BioSGAN: Protein-phenotype Co-mention classification using semi-supervised generative adversarial networks
Document Type
Conference Proceeding
Publication Date
6-1-2021
Abstract
Valuable and relevant information that relates human proteins with their phenotypes in biomedical literature stays hidden from biomedical scientists due to the rapid rise in biomedical publications.

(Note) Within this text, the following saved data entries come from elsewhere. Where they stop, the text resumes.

# Adamtaranto/frisk

Measured on AMD Instinct MI355X. Metric: windows/sec (k=1..8, w=5kb, s=1kb), higher is better.
Workload: dtype u8/u4 counts + f64 scores

## Files before the change

### frisk_amd/csrc/profile_kernels.h

```cpp
#pragma once
#include "frisk_device.h"

#define FRISK_PROF_NT 1024

struct ProfRange {
    const uint32_t* __restrict__ codes;
    const uint32_t* __restrict__ inv;
    const uint32_t* __restrict__ low;
    int64_t p0, p1;
    int mask_host;
    __device__ int64_t w_first() const { return p0 >> 5; }
    __device__ int64_t w_end() const { return (p1 + 31) >> 5; }
    __device__ void chunk(int64_t i, int64_t chunk_words, int64_t& wb, int64_t& we) const {
        wb = w_first() + i * chunk_words;
        we = wb + chunk_words;
        if (we > w_end()) we = w_end();
    }
};

__device__ __forceinline__ uint32_t topbits(int64_t k) {
    k = k < 0 ? 0 : (k > 32 ? 32 : k);
    return uint32_t(0xFFFFFFFF00000000ull >> k);
}

struct ProfWord {
    uint32_t inr;
    uint32_t other;
    uint64_t V;
    uint64_t NP;
    uint64_t lo64, hi64;
};

__device__ __forceinline__ ProfWord load_word(const ProfRange& r, int64_t wq) {
    const int64_t base = wq << 5;
    const uint32_t i0 = r.inv[wq], i1 = r.inv[wq + 1], l0 = r.low[wq], l1 = r.low[wq + 1];
    const uint32_t c0 = r.codes[2 * wq], c1 = r.codes[2 * wq + 1], c2 = r.codes[2 * wq + 2];
    const uint32_t e0 = i0 | (r.mask_host ? l0 : 0u), e1 = i1 | (r.mask_host ? l1 : 0u);
    ProfWord W;
    W.inr = topbits(r.p1 - base) & ~topbits(r.p0 - base);
    W.other = i0 | l0;
    W.V = ~((uint64_t(e0) << 32) | e1);
    W.NP = ~((uint64_t(i0 & l0) << 32) | (i1 & l1));
    W.lo64 = (uint64_t(c0) << 32) | c1;
    W.hi64 = (uint64_t(c1) << 32) | c2;
    return W;
}

template <bool K8>
__device__ __forceinline__ uint64_t run_starts(uint64_t M, int k) {
    uint64_t F = M;
    if (K8) { F &= F << 1; F &= F << 2; F &= F << 4; }
    else for (int s = 1; s < k; ++s) F &= M << s;
    return F;
}

template <int BITS>
__device__ __forceinline__ uint32_t code_at(const ProfWord& W, int j) {
    return uint32_t((j < 16 ? W.lo64 : W.hi64) >> (64 - BITS - 2 * (j & 15))) & ((1u << BITS) - 1u);
}

template <int BITS>
__device__ __forceinline__ void add_runs(const ProfWord& W, uint32_t todo, int kmin, int kmax, unsigned long long* __restrict__ raw) {
    while (todo) {
        const int j = __clz(int(todo));
        todo &= ~(0x80000000u >> j);
        int run = __clzll((long long)(~(W.V << j)));
        run = run < kmax ? run : kmax;
        if (run >= kmin) atomicAdd(&raw[table_offset(kmin, run) + (code_at<BITS>(W, j) >> (BITS - 2 * run))], 1ull);
    }
}

__device__ __forceinline__ unsigned long long wave_sum(unsigned long long v) {
    for (int o = 32; o > 0; o >>= 1) v += __shfl_down(v, o);
    return v;
}

struct ProfScalars {
    unsigned long long tot = 0, kpos = 0, nn = 0;
    template <bool K8>
    __device__ __forceinline__ void add(const ProfWord& W, int kmax) {
        const uint64_t G = run_starts<K8>(W.NP, kmax);
        const uint32_t real = uint32_t(W.NP >> 32) & W.inr;
        tot += __popc(real);
        nn += __popc(real & W.other);
        kpos += __popc(uint32_t(G >> 32) & W.inr);
    }
    __device__ __forceinline__ void flush(unsigned long long* __restrict__ tail) {
        tot = wave_sum(tot);
        kpos = wave_sum(kpos);
        nn = wave_sum(nn);
        if ((threadIdx.x & 63) == 0) {
            if (tot) atomicAdd(&tail[0], tot);
            if (kpos) atomicAdd(&tail[1], kpos);
            if (nn) atomicAdd(&tail[2], nn);
        }
    }
};

__device__ __forceinline__ void clear_table(uint32_t* hist, uint32_t nwords) {
    for (uint32_t b = threadIdx.x; b < nwords / 4; b += blockDim.x) reinterpret_cast<uint4*>(hist)[b] = make_uint4(0, 0, 0, 0);
    if (nwords < 4) for (uint32_t b = threadIdx.x; b < nwords; b += blockDim.x) hist[b] = 0;
}
__device__ __forceinline__ void flush_table32(const uint32_t* hist, uint32_t nbins, unsigned long long* __restrict__ dst) {
    for (uint32_t b = threadIdx.x; b < nbins; b += blockDim.x) {
        const uint32_t v = hist[b];
        if (v) atomicAdd(&dst[b], (unsigned long long)v);
    }
}

struct HalfTable {
    uint32_t* hist;
    uint32_t nbins, halfbit, mine;
    int shK;
    __device__ __forceinline__ HalfTable(uint32_t* hist_, int kmax, int halves, int half)
        : hist(hist_), nbins((1u << (2 * kmax)) / uint32_t(halves)), halfbit(halves == 2 ? nbins : 0u), mine(half ? halfbit : 0u),
          shK(16 - 2 * kmax) {}
    __device__ __forceinline__ void operator()(uint32_t c16) const {
        const uint32_t code = c16 >> shK;
        if ((code & halfbit) == mine) atomicAdd(&hist[code & (nbins - 1)], 1u);
    }
};

template <bool K8, class Full>
__device__ __forceinline__ unsigned long long walk_words(const ProfRange& r, int64_t wb, int64_t we, int kmin, int kmax, bool rest,
                                                         unsigned long long* __restrict__ raw, int nprof, const Full& full) {
    ProfScalars S;
    unsigned long long counted = 0;
    for (int64_t wq = wb + threadIdx.x; wq < we; wq += blockDim.x) {
        const ProfWord W = load_word(r, wq);
        const uint64_t F = run_starts<K8>(W.V, kmax);
        const uint32_t fullm = uint32_t(F >> 32) & W.inr;
#pragma unroll
        for (int j = 0; j < 32; ++j)
            if (fullm & (0x80000000u >> j)) full(code_at<16>(W, j));
        if (rest) {
            counted += uint32_t(__popc(fullm));
            add_runs<16>(W, uint32_t(W.V >> 32) & ~uint32_t(F >> 32) & W.inr, kmin, kmax, raw);
            S.add<K8>(W, kmax);
        }
    }
    if (rest) S.flush(raw + nprof);
    return counted;
}

__global__ __launch_bounds__(FRISK_PROF_NT) void profile_add_kernel(const uint32_t* __restrict__ codes,
                                                                     const uint32_t* __restrict__ inv,
                                                                     const uint32_t* __restrict__ low, int64_t p0, int64_t p1,
                                                                     int kmin, int kmax, int mask_host, int nprof,
                                                                     int halves, int64_t chunk_words,
                                                                     unsigned long long* __restrict__ raw) {
    extern __shared__ __attribute__((aligned(16))) uint32_t hist[];
    const int half = int(blockIdx.x) % halves;
    const HalfTable table(hist, kmax, halves, half);
    clear_table(hist, table.nbins);
    __syncthreads();
    const ProfRange r{codes, inv, low, p0, p1, mask_host};
    int64_t wb, we;
    r.chunk(int64_t(blockIdx.x) / halves, chunk_words, wb, we);
    walk_words<false>(r, wb, we, kmin, kmax, half == 0, raw, nprof, table);
    __syncthreads();
    flush_table32(hist, table.nbins, raw + table_offset(kmin, kmax) + uint32_t(half) * table.nbins);
}

__global__ __launch_bounds__(FRISK_PROF_NT) void profile_add16_kernel(const uint32_t* __restrict__ codes,
                                                                       const uint32_t* __restrict__ inv,
                                                                       const uint32_t* __restrict__ low, int64_t p0, int64_t p1,
                                                                       int kmin, int mask_host, int nprof, int64_t chunk_words,
                                                                       unsigned long long* __restrict__ raw) {
    constexpr int K = 8;
    constexpr uint32_t NW = (1u << (2 * K)) / 2;
    extern __shared__ __attribute__((aligned(16))) uint32_t hist[];
    __shared__ unsigned long long red[2];
    clear_table(hist, NW);
    if (threadIdx.x < 2) red[threadIdx.x] = 0ull;
    __syncthreads();
    const ProfRange r{codes, inv, low, p0, p1, mask_host};
    int64_t wb, we;
    r.chunk(int64_t(blockIdx.x), chunk_words, wb, we);
    const int64_t offK = table_offset(kmin, K);
    const unsigned long long counted = wave_sum(walk_words<true>(r, wb, we, kmin, K, true, raw, nprof, [&](uint32_t code) {
        atomicAdd(&hist[code >> 1], 1u << ((code & 1u) * 16u));
    }));
    if ((threadIdx.x & 63) == 0 && counted) atomicAdd(&red[0], counted);
    __syncthreads();
    {
        unsigned long long sum = 0;
        for (uint32_t b = threadIdx.x; b < NW; b += blockDim.x) { const uint32_t v = hist[b]; sum += (v & 0xFFFFu) + (v >> 16); }
        sum = wave_sum(sum);
        if ((threadIdx.x & 63) == 0 && sum) atomicAdd(&red[1], sum);
    }
    __syncthreads();
    if (red[0] == red[1]) {
        for (uint32_t b = threadIdx.x; b < NW; b += blockDim.x) {
            const uint32_t v = hist[b];
            if (v & 0xFFFFu) atomicAdd(&raw[offK + 2u * b], (unsigned long long)(v & 0xFFFFu));
            if (v >> 16) atomicAdd(&raw[offK + 2u * b + 1u], (unsigned long long)(v >> 16));
        }
        return;
    }
    for (int half = 0; half < 2; ++half) {
        __syncthreads();
        clear_table(hist, NW);
        __syncthreads();
        walk_words<true>(r, wb, we, kmin, K, false, raw, nprof, HalfTable(hist, K, 2, half));
        __syncthreads();
        flush_table32(hist, NW, raw + offK + uint32_t(half) * NW);
    }
}

__global__ __launch_bounds__(256) void profile_add_big_kernel(const uint32_t* __restrict__ codes, const uint32_t* __restrict__ inv,
                                                               const uint32_t* __restrict__ low, int64_t p0, int64_t p1, int kmin,
                                                               int kmax, int mask_host, int nprof,
                                                               unsigned long long* __restrict__ raw) {
    const ProfRange r{codes, inv, low, p0, p1, mask_host};
    ProfScalars S;
    for (int64_t wq = r.w_first() + int64_t(blockIdx.x) * blockDim.x + threadIdx.x; wq < r.w_end(); wq += int64_t(gridDim.x) * blockDim.x) {
        const ProfWord W = load_word(r, wq);
        add_runs<24>(W, uint32_t(W.V >> 32) & W.inr, kmin, kmax, raw);
        S.add<false>(W, kmax);
    }
    S.flush(raw + nprof);
}

__global__ __launch_bounds__(256) void marginalize_kernel(int64_t* __restrict__ cnt, int kmin, int x) {
    const int64_t q = int64_t(blockIdx.x) * blockDim.x + threadIdx.x;
    if (q >= (int64_t(1) << (2 * x))) return;
    const int64_t* up = cnt + table_offset(kmin, x + 1) + 4 * q;
    cnt[table_offset(kmin, x) + q] += up[0] + up[1] + up[2] + up[3];
}

__global__ __launch_bounds__(1024) void marginalize_low_kernel(int64_t* __restrict__ cnt, int kmin, int x_hi) {
    for (int x = x_hi; x >= kmin; --x) {
        const int64_t n = int64_t(1) << (2 * x);
        int64_t* dst = cnt + table_offset(kmin, x);
        const int64_t* up = cnt + table_offset(kmin, x + 1);
        for (int64_t q = threadIdx.x; q < n; q += blockDim.x) dst[q] += up[4 * q] + up[4 * q + 1] + up[4 * q + 2] + up[4 * q + 3];
        __threadfence_block();
        __syncthreads();
    }
}

__global__ __launch_bounds__(256) void symmetrize_kernel(const int64_t* __restrict__ fwd, int64_t* __restrict__ sym,
                                                          int kmin, int kmax) {
    const int64_t t = int64_t(blockIdx.x) * blockDim.x + threadIdx.x;
    for (int x = kmin; x <= kmax; ++x) {
        const int64_t off = table_offset(kmin, x), n = int64_t(1) << (2 * x);
        if (t >= off && t < off + n) {
            const uint32_t c = uint32_t(t - off);
            sym[t] = fwd[t] + fwd[off + revcomp_code(c, x)];
        }
    }
}

#pragma clang fp contract(off)
__global__ __launch_bounds__(1024) void profile_meta_kernel(const int64_t* __restrict__ cnt, const int64_t* __restrict__ raw_tail,
                                                             int kmin, int kmax, int64_t* __restrict__ meta) {
    __shared__ long long part[16];
    const int64_t n = int64_t(1) << (2 * kmax);
    const int64_t* top = cnt + table_offset(kmin, kmax);
    long long s = 0;
    for (int64_t i = threadIdx.x; i < n; i += blockDim.x) s += top[i];
    for (int o = 32; o > 0; o >>= 1) s += __shfl_down(s, o);
    if ((threadIdx.x & 63) == 0) part[threadIdx.x >> 6] = s;
    __syncthreads();
    if (threadIdx.x == 0) {
        long long counted = 0;
        for (int w = 0; w < int(blockDim.x >> 6); ++w) counted += part[w];
        meta[0] = raw_tail[0];
        meta[1] = raw_tail[1] - counted;
        meta[2] = raw_tail[2];
    }
}

__global__ __launch_bounds__(256) void genome_ivom_kernel(const int64_t* __restrict__ sym, int kmin, int kmax,
                                                           const int64_t* __restrict__ meta, double* __restrict__ ig) {
    const int64_t k = int64_t(blockIdx.x) * blockDim.x + threadIdx.x;
    if (k >= (int64_t(1) << (2 * kmax))) return;
    const int64_t genome_space = meta[0] - meta[2];
    unsigned long long W = 0;
    double I = 0.0;
    bool bad = false;
    for (int x = kmin; x <= kmax; ++x) {
        const int64_t c = sym[table_offset(kmin, x) + (k >> (2 * (kmax - x)))];
        const unsigned long long wt = (unsigned long long)c << (2 * x);
        W += wt;
        const int64_t D = (genome_space - (x - 1)) * 2;
        if (W == 0 || D == 0) { bad = true; break; }
        const double p = double(c) / double(D);
        const double a = double(wt) / double(W);
        I = (x == kmin) ? a * p : a * p + ((1.0 - a) * I);
    }
    ig[k] = bad ? __longlong_as_double(0x7FF8000000000000LL) : I;
}
```

Before: 68.18 million.

## Repack k=8 shared histogram by top bit and add all-full wave fast path

Changes the packed 16-bit shared histogram so the top code bit picks the upper or lower half-word instead of the lowest bit. The index becomes a plain shift-and-mask of the unmasked code window, and the half select uses a bitfield extract. It also adds a wave-uniform fast path: when every lane's word is fully covered by k-runs, the per-j bit tests and the add_runs loop are skipped. The flush maps the two half-words to the bins b and NW+b. This adds inline asm and a wave vote, and correctness depends on the new index mapping matching the raw table layout.

```diff
diff --git a/frisk_amd/csrc/profile_kernels.h b/frisk_amd/csrc/profile_kernels.h
--- a/frisk_amd/csrc/profile_kernels.h
+++ b/frisk_amd/csrc/profile_kernels.h
@@ -1,5 +1,8 @@
 #pragma once
 #include "frisk_device.h"
+#ifdef FRISK_PROFILE_DEBUG
+#include <cassert>
+#endif
 
 #define FRISK_PROF_NT 1024
 
@@ -59,6 +62,10 @@
     return uint32_t((j < 16 ? W.lo64 : W.hi64) >> (64 - BITS - 2 * (j & 15))) & ((1u << BITS) - 1u);
 }
 
+__device__ __forceinline__ uint32_t code4_at(const ProfWord& W, int j) {
+    return uint32_t((j < 16 ? W.lo64 : W.hi64) >> (46 - 2 * (j & 15)));
+}
+
 template <int BITS>
 __device__ __forceinline__ void add_runs(const ProfWord& W, uint32_t todo, int kmin, int kmax, unsigned long long* __restrict__ raw) {
     while (todo) {
@@ -115,8 +122,8 @@
     __device__ __forceinline__ HalfTable(uint32_t* hist_, int kmax, int halves, int half)
         : hist(hist_), nbins((1u << (2 * kmax)) / uint32_t(halves)), halfbit(halves == 2 ? nbins : 0u), mine(half ? halfbit : 0u),
           shK(16 - 2 * kmax) {}
-    __device__ __forceinline__ void operator()(uint32_t c16) const {
-        const uint32_t code = c16 >> shK;
+    __device__ __forceinline__ void operator()(uint32_t c4) const {
+        const uint32_t code = ((c4 >> 2) & 0xFFFFu) >> shK;
         if ((code & halfbit) == mine) atomicAdd(&hist[code & (nbins - 1)], 1u);
     }
 };
@@ -130,9 +137,21 @@
         const ProfWord W = load_word(r, wq);
         const uint64_t F = run_starts<K8>(W.V, kmax);
         const uint32_t fullm = uint32_t(F >> 32) & W.inr;
+        if (__all(fullm == 0xFFFFFFFFu)) {
+#pragma unroll
+            for (int j = 0; j < 32; ++j) full(code4_at(W, j));
+            if (rest) {
+#ifdef FRISK_PROFILE_DEBUG
+                assert((uint32_t(W.V >> 32) & ~uint32_t(F >> 32) & W.inr) == 0u);
+#endif
+                counted += 32u;
+                S.add<K8>(W, kmax);
+            }
+            continue;
+        }
 #pragma unroll
         for (int j = 0; j < 32; ++j)
-            if (fullm & (0x80000000u >> j)) full(code_at<16>(W, j));
+            if (fullm & (0x80000000u >> j)) full(code4_at(W, j));
         if (rest) {
             counted += uint32_t(__popc(fullm));
             add_runs<16>(W, uint32_t(W.V >> 32) & ~uint32_t(F >> 32) & W.inr, kmin, kmax, raw);
@@ -178,8 +197,10 @@
     int64_t wb, we;
     r.chunk(int64_t(blockIdx.x), chunk_words, wb, we);
     const int64_t offK = table_offset(kmin, K);
-    const unsigned long long counted = wave_sum(walk_words<true>(r, wb, we, kmin, K, true, raw, nprof, [&](uint32_t code) {
-        atomicAdd(&hist[code >> 1], 1u << ((code & 1u) * 16u));
+    const unsigned long long counted = wave_sum(walk_words<true>(r, wb, we, kmin, K, true, raw, nprof, [&](uint32_t c4) {
+        uint32_t top;
+        asm("v_bfe_u32 %0, %1, 17, 1" : "=v"(top) : "v"(c4));
+        atomicAdd(&hist[(c4 >> 2) & (NW - 1u)], __umul24(top, 0xFFFFu) + 1u);
     }));
     if ((threadIdx.x & 63) == 0 && counted) atomicAdd(&red[0], counted);
     __syncthreads();
@@ -193,8 +214,8 @@
     if (red[0] == red[1]) {
         for (uint32_t b = threadIdx.x; b < NW; b += blockDim.x) {
             const uint32_t v = hist[b];
-            if (v & 0xFFFFu) atomicAdd(&raw[offK + 2u * b], (unsigned long long)(v & 0xFFFFu));
-            if (v >> 16) atomicAdd(&raw[offK + 2u * b + 1u], (unsigned long long)(v >> 16));
+            if (v & 0xFFFFu) atomicAdd(&raw[offK + b], (unsigned long long)(v & 0xFFFFu));
+            if (v >> 16) atomicAdd(&raw[offK + NW + b], (unsigned long long)(v >> 16));
         }
         return;
     }
```

Measured after the change: 68.85 million, median of 6. No clear change (+1.0%).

Previous studies that developed computational methods to extract this knowledge mostly rely on rule-based linguistic patterns and supervised machine learning approaches. In this work, we propose the use of generative adversarial networks to develop a novel method called BioSGAN for the protein-phenotype co-mention classification task. We demonstrate the potential associated with combining a small labeled dataset with vast unlabelled biomedical text data extracted from Medline abstracts and PubMed Central open Access full-text in a semi-supervised machine learning framework. Our method achieves state-of-the-art performance for classifying the validity of a given sentence-level co-mention of a human protein and phenotype by convincingly outperforming a traditional machine learning-based counterpart. These findings have implications for biocurators, researchers, and the text mining community involved with biomedical relation extraction.
Publication Title
Proceedings - IEEE Symposium on Computer-Based Medical Systems
Volume
2021-June
First Page
468
Last Page
473
Digital Object Identifier (DOI)
10.1109/CBMS52027.2021.00055
ISSN
10637125
ISBN
9781665441216
Citation Information
F. Anokye and I. Kahanda, "BioSGAN: Protein-Phenotype Co-mention Classification Using Semi-Supervised Generative Adversarial Networks," 2021 IEEE 34th International Symposium on Computer-Based Medical Systems (CBMS), 2021, pp. 468-473, doi: 10.1109/CBMS52027.2021.00055.